-- Dataset entries --
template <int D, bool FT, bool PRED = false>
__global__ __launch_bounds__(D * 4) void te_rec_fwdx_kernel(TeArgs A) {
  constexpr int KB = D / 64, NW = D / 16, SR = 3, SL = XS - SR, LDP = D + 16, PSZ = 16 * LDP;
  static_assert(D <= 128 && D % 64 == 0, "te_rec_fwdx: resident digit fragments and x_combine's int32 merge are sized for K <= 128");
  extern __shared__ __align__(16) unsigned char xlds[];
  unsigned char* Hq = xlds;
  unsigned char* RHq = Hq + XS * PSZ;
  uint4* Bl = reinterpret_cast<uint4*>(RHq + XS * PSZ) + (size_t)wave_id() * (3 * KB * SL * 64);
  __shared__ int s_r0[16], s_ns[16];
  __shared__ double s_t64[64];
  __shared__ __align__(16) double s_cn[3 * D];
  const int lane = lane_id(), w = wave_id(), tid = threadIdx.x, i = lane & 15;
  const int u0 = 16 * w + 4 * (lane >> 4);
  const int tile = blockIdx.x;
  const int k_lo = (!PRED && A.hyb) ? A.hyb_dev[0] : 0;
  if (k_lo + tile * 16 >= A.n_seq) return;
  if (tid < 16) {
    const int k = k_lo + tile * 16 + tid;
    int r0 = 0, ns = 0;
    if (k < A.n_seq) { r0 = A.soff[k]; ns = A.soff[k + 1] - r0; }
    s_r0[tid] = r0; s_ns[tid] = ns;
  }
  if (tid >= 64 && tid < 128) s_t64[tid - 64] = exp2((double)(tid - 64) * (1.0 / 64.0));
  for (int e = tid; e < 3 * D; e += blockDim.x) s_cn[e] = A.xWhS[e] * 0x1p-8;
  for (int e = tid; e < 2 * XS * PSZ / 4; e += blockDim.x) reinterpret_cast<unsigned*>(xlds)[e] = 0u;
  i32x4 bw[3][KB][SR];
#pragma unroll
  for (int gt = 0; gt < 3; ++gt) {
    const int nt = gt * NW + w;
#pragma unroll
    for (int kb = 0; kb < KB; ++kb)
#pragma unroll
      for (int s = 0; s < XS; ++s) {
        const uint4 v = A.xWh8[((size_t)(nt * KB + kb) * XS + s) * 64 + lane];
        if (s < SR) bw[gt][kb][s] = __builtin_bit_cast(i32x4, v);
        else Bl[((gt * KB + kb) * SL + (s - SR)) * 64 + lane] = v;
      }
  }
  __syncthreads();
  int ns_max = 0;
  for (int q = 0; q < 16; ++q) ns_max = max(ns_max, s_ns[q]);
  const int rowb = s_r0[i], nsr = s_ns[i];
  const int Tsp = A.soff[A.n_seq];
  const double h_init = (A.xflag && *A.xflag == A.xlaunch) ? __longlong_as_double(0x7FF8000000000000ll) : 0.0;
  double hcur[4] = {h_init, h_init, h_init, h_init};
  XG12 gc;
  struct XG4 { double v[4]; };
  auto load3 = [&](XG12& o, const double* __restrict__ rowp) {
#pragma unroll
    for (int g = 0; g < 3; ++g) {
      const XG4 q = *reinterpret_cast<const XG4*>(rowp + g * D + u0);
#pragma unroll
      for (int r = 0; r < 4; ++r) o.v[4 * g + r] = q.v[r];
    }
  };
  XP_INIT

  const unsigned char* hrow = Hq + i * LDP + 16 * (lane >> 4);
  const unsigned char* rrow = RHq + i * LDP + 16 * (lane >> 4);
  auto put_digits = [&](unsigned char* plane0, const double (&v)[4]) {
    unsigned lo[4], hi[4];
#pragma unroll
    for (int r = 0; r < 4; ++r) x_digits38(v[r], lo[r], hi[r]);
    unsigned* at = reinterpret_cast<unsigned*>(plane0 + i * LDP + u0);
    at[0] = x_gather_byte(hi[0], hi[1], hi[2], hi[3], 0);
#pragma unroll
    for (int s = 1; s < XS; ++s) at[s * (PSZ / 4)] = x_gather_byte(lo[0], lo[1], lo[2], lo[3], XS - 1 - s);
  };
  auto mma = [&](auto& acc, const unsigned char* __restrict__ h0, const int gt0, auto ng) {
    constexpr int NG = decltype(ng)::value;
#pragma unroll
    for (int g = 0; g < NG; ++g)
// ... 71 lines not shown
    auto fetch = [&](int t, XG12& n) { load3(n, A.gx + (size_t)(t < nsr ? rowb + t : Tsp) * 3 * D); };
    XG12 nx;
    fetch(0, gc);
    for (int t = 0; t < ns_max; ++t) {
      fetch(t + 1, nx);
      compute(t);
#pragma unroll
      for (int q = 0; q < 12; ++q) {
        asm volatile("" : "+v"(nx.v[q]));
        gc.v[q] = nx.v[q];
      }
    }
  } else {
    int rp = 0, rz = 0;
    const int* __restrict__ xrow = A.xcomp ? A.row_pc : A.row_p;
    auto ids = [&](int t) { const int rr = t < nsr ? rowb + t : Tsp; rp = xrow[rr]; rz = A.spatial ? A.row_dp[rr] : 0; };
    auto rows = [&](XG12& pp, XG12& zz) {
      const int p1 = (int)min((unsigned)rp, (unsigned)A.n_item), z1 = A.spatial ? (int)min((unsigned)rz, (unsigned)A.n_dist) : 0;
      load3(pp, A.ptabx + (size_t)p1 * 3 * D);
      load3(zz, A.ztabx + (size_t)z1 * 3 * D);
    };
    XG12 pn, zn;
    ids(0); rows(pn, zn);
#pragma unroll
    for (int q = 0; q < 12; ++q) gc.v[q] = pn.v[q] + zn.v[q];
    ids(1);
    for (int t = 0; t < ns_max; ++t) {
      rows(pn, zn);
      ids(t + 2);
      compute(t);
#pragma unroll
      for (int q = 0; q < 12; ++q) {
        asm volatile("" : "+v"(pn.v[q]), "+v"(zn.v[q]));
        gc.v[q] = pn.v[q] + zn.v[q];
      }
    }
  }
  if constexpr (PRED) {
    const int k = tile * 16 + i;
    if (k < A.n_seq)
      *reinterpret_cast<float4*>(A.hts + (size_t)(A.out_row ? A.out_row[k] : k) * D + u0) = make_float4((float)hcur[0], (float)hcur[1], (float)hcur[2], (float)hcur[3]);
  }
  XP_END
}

...

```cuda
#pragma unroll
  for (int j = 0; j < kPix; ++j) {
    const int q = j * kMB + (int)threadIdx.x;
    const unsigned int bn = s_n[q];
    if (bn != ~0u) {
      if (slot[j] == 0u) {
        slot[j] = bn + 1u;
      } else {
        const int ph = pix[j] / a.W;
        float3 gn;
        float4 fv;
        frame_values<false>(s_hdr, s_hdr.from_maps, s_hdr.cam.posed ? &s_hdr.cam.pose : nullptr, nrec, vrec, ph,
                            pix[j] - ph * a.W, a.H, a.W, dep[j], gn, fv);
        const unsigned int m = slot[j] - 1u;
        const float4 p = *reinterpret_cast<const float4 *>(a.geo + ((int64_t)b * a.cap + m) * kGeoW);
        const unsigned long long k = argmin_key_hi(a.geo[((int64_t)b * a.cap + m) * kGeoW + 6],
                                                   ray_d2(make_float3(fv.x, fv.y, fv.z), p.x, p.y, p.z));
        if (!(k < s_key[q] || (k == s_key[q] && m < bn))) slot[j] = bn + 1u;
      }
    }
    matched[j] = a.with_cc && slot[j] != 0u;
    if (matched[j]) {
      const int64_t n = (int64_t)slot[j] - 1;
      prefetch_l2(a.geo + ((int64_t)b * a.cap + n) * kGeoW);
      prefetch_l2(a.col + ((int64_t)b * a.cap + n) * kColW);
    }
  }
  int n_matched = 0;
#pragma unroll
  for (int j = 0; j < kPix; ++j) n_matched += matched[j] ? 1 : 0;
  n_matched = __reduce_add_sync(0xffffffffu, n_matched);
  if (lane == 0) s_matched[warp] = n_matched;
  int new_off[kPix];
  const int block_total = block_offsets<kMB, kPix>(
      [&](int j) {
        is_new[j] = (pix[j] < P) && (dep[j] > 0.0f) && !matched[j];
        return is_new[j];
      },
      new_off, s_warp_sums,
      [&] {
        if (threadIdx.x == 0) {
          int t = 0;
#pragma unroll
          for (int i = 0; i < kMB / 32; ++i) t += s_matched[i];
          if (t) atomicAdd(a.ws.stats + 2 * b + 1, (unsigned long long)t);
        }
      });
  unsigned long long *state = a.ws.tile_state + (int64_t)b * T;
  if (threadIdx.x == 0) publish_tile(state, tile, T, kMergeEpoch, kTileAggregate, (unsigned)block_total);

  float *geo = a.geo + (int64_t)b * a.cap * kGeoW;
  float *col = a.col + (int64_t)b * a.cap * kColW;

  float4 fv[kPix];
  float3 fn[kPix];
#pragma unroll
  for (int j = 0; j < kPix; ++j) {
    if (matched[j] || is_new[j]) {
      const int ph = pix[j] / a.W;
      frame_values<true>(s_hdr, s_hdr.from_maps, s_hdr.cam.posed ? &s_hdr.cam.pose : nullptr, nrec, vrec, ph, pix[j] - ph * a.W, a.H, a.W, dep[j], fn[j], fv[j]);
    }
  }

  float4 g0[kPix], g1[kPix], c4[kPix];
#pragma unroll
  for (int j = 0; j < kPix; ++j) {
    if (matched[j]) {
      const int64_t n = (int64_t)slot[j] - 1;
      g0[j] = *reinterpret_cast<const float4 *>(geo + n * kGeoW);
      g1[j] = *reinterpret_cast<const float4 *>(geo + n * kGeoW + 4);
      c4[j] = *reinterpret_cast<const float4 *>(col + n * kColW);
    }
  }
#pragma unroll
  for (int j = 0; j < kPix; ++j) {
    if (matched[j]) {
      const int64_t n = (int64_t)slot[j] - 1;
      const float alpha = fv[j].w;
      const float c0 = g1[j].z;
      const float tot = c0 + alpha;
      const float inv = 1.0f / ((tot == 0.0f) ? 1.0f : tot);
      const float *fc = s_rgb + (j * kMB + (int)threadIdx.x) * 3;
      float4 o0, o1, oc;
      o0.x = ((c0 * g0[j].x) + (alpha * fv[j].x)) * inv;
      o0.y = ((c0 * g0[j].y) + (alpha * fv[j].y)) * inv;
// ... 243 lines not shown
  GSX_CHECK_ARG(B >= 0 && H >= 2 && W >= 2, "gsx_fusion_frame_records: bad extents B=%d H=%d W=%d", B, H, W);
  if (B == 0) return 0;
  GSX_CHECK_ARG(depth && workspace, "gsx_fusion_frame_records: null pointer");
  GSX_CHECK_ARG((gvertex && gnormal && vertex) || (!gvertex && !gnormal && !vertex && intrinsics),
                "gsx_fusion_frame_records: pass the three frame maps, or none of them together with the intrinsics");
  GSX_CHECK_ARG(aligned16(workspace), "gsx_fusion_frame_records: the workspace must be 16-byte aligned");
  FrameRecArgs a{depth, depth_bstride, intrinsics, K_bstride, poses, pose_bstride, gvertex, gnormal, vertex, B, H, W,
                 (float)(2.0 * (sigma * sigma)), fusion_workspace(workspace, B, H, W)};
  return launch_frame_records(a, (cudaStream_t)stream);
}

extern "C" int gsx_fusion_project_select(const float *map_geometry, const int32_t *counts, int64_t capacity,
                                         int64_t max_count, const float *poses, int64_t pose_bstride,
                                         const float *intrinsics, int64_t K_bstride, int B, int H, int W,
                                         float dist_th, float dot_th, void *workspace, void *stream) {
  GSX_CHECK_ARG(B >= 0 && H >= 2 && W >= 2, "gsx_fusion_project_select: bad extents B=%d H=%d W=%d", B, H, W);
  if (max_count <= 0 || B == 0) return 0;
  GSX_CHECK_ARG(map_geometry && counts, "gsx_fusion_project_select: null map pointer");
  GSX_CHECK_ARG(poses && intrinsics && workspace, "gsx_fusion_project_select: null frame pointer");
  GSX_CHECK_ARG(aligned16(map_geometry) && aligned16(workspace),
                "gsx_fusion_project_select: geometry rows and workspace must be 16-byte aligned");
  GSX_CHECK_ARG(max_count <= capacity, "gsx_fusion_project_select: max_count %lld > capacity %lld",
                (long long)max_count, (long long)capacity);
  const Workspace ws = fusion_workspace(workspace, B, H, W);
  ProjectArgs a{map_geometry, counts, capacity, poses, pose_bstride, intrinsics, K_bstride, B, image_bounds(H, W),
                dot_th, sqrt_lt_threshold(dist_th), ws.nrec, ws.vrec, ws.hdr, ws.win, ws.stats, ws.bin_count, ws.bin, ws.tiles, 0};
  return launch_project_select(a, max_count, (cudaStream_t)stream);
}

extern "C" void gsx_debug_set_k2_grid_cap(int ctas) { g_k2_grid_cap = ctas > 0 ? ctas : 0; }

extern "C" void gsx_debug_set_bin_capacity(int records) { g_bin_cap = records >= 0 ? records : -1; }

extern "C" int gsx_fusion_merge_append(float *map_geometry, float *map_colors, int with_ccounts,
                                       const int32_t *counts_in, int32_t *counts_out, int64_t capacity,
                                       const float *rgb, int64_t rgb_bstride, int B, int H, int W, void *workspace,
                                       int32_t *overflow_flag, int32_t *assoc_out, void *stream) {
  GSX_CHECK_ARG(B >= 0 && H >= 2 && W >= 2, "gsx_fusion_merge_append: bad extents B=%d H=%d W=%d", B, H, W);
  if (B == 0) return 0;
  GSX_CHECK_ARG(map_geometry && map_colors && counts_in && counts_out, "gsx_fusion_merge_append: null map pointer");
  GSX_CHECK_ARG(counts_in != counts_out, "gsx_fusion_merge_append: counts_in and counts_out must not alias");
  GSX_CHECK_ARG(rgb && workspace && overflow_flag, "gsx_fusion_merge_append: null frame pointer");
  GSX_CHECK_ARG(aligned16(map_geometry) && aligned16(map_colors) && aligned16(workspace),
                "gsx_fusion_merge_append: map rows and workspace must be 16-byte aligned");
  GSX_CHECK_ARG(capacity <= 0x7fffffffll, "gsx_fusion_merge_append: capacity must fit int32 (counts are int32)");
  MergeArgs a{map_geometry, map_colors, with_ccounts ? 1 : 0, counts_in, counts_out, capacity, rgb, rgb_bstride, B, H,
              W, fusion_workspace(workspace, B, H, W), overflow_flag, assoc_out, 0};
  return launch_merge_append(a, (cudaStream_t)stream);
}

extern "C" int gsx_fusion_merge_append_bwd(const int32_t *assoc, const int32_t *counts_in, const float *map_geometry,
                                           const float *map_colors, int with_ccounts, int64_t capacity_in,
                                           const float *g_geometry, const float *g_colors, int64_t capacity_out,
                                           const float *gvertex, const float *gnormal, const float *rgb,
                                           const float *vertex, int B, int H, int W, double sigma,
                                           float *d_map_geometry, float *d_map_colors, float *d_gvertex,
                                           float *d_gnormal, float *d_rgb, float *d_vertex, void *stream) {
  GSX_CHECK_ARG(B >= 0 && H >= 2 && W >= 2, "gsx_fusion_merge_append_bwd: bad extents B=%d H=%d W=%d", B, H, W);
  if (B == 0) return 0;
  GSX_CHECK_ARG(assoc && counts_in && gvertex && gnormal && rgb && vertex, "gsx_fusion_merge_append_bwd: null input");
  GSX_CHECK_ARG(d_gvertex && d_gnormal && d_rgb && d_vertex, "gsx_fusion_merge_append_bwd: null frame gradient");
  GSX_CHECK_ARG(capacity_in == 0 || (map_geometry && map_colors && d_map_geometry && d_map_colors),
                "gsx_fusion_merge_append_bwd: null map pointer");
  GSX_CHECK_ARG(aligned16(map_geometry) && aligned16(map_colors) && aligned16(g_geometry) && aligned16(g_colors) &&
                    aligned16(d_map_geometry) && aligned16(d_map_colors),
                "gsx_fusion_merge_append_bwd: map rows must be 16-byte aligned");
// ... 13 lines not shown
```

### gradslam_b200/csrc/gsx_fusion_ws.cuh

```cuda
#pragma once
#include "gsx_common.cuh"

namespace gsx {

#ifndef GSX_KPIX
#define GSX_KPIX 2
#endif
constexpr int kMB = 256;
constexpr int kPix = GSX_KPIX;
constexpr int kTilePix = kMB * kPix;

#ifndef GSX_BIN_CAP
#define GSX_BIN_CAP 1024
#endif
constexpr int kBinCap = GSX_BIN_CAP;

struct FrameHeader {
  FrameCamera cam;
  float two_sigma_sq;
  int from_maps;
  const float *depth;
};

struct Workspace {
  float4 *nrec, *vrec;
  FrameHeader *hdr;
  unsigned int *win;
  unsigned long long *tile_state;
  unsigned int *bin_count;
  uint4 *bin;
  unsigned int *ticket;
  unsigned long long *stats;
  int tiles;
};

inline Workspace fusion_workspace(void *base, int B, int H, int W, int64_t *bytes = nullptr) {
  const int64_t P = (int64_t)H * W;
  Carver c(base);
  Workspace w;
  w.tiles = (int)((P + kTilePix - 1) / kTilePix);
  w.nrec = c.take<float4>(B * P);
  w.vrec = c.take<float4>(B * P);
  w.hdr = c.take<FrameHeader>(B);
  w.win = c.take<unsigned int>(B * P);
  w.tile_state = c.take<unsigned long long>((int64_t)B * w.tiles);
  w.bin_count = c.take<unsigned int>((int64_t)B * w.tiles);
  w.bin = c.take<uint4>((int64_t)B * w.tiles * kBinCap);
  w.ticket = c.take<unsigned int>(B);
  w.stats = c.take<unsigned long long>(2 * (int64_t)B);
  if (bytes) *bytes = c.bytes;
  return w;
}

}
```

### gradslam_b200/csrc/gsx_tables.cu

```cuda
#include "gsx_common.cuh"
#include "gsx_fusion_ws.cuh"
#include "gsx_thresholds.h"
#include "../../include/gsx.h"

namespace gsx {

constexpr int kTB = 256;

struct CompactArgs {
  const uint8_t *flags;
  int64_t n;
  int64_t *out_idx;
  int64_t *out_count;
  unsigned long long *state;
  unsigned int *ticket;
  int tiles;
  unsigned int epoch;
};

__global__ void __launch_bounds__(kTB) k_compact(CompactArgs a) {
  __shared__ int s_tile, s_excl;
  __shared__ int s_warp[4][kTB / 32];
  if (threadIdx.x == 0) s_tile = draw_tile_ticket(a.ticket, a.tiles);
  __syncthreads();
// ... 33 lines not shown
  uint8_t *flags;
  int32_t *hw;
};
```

-- Task brief --
Repeat, exactly as they stand above, the lines from the line with "for (int q = 0; q < 16;" to the line with "const XG4 q", both lines included.

-- Task solution --
  for (int q = 0; q < 16; ++q) ns_max = max(ns_max, s_ns[q]);
  const int rowb = s_r0[i], nsr = s_ns[i];
  const int Tsp = A.soff[A.n_seq];
  const double h_init = (A.xflag && *A.xflag == A.xlaunch) ? __longlong_as_double(0x7FF8000000000000ll) : 0.0;
  double hcur[4] = {h_init, h_init, h_init, h_init};
  XG12 gc;
  struct XG4 { double v[4]; };
  auto load3 = [&](XG12& o, const double* __restrict__ rowp) {
#pragma unroll
    for (int g = 0; g < 3; ++g) {
      const XG4 q = *reinterpret_cast<const XG4*>(rowp + g * D + u0);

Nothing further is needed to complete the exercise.